4. Where are you hoping to go next with your scholarship?

My next big thing is my upcoming book, Compromising Positions: Sex Scandals, Politics, and American Christianity (Oxford). The book is in production now, and will hopefully be out later this year. The reason I find sex scandals intellectually intriguing is very closely connected to the identity shifts mentioned above. When the public catches wind of a sex scandal, we often assume that there will be some sort of consistent moral response by religious communities and/or the American public at large to the offending politician. But the book shows that the way that Americans respond to political sex scandals very closely mirrors American evangelical gender and racial norms, which tend to equate white, patriarchal, nativist power structures with godliness and morality. The more that a (white, male) politician displays aggressive, masculine bravado, the more likely he is to weather a sex scandal favorably when compared to his counterparts who do not have that persona working in their favor.  This effect is accentuated when he is known politically for more conservative forms of political involvement, specifically including anti-immigration policy, anti-gay rights platforms, etc..

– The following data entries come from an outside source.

static nbl_status ensure_workspace(nbl_decoder *d, int B)
{
	const bool want_v2c = d->prm.method != NBL_METHOD_EMS || !fused_shape(d) || d->record_state || d->force_generic != 0;
	const bool want_post = d->record_state || d->osd_acc;
	if (B <= d->cap && (!want_post || d->w.post) && (!want_v2c || d->w.v2c)) return NBL_OK;
	int cap = B > d->cap ? B : d->cap;
	free_workspace(d);
	const size_t q = d->g.q, N = d->g.N, E = d->g.E;
	size_t bytes = 0;
	auto alloc = [&](void **p, size_t n) -> hipError_t { bytes += n; return hipMalloc(p, n); };
	HIP_TRY(d, alloc((void **)&d->w.Lch, (size_t)cap * N * q * 8));
	if (want_v2c) HIP_TRY(d, alloc((void **)&d->w.v2c, (size_t)cap * E * q * 8));
	HIP_TRY(d, alloc((void **)&d->w.c2v, (size_t)cap * E * q * 8));
	if (fused_shape(d)) {
		HIP_TRY(d, alloc((void **)&d->c2v_alt, (size_t)cap * E * q * 8));
		HIP_TRY(d, alloc((void **)&d->c2v_zero, E * q * 8));
		HIP_TRY(d, hipMemset(d->c2v_zero, 0, E * q * 8));
	}
	if (want_post) HIP_TRY(d, alloc((void **)&d->w.post, (size_t)cap * N * q * 8));
	if (d->osd_acc) HIP_TRY(d, alloc((void **)&d->osd_S, (size_t)cap * N * d->g.p * 8));
	HIP_TRY(d, alloc((void **)&d->w.dec, (size_t)cap * N * 4));
	if (d->prm.method != NBL_METHOD_EMS) HIP_TRY(d, alloc((void **)&d->w.edge_dec, (size_t)cap * E * 4));
	HIP_TRY(d, alloc((void **)&d->w.out, (size_t)cap * N * 4));
	HIP_TRY(d, alloc((void **)&d->w.iters, (size_t)cap * 4));
	HIP_TRY(d, alloc((void **)&d->w.done, (size_t)cap));
	HIP_TRY(d, alloc((void **)&d->d_active, (size_t)cap * 4));
	d->cap = cap;
	d->ws_bytes = bytes;
	return NBL_OK;
}

extern "C" int32_t nbl_abi_version(void) { return NBL_ABI_VERSION; }

extern "C" const char *nbl_last_error(const nbl_decoder *dec)
{
	if (!dec) return g_create_error.c_str();
	if (dec->err2.empty()) return dec->err.c_str();
	if (dec->err.empty()) return dec->err2.c_str();
	static thread_local std::string both;
	both = dec->err + " | channel: " + dec->err2;
	return both.c_str();
}

extern "C" size_t nbl_workspace_bytes(const nbl_decoder *dec) { return dec ? dec->ws_bytes : 0; }

static nbl_status fail_create(nbl_decoder *d, nbl_status st, const std::string &msg)
{
	g_create_error = msg.empty() && d ? d->err : msg;
	if (d) nbl_destroy(d);
	return st;
}

extern "C" nbl_status nbl_create(const nbl_code_desc *code, const uint16_t *gf_mul, const uint16_t *gf_inv,
                                 const nbl_params *params, int device, nbl_decoder **out)
{
	return nbl_create_ex(code, gf_mul, gf_inv, params, nullptr, device, out);
}

extern "C" nbl_status nbl_create_ex(const nbl_code_desc *code, const uint16_t *gf_mul, const uint16_t *gf_inv,
                                    const nbl_params *params, const nbl_params_ext *ext, int device, nbl_decoder **out)
{
	return nbl_create_osd(code, gf_mul, gf_inv, params, ext, nullptr, device, out);
}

In this sense, in Compromising Positions, I lay out the idea that “evangelical” doesn’t so much describe a discrete group of people as it does a series of family and power ideals that are extremely popular within American culture. This is a bit of a departure — or perhaps further development of — some of my thinking in Righteous Rhetoric. I end up arguing that we should think of evangelical rhetoric (and “religion” by extension) as a type of strategy that can be used by any number of groups to get a particular job done rather than as a well-defined label that defines any one specific group in the American context.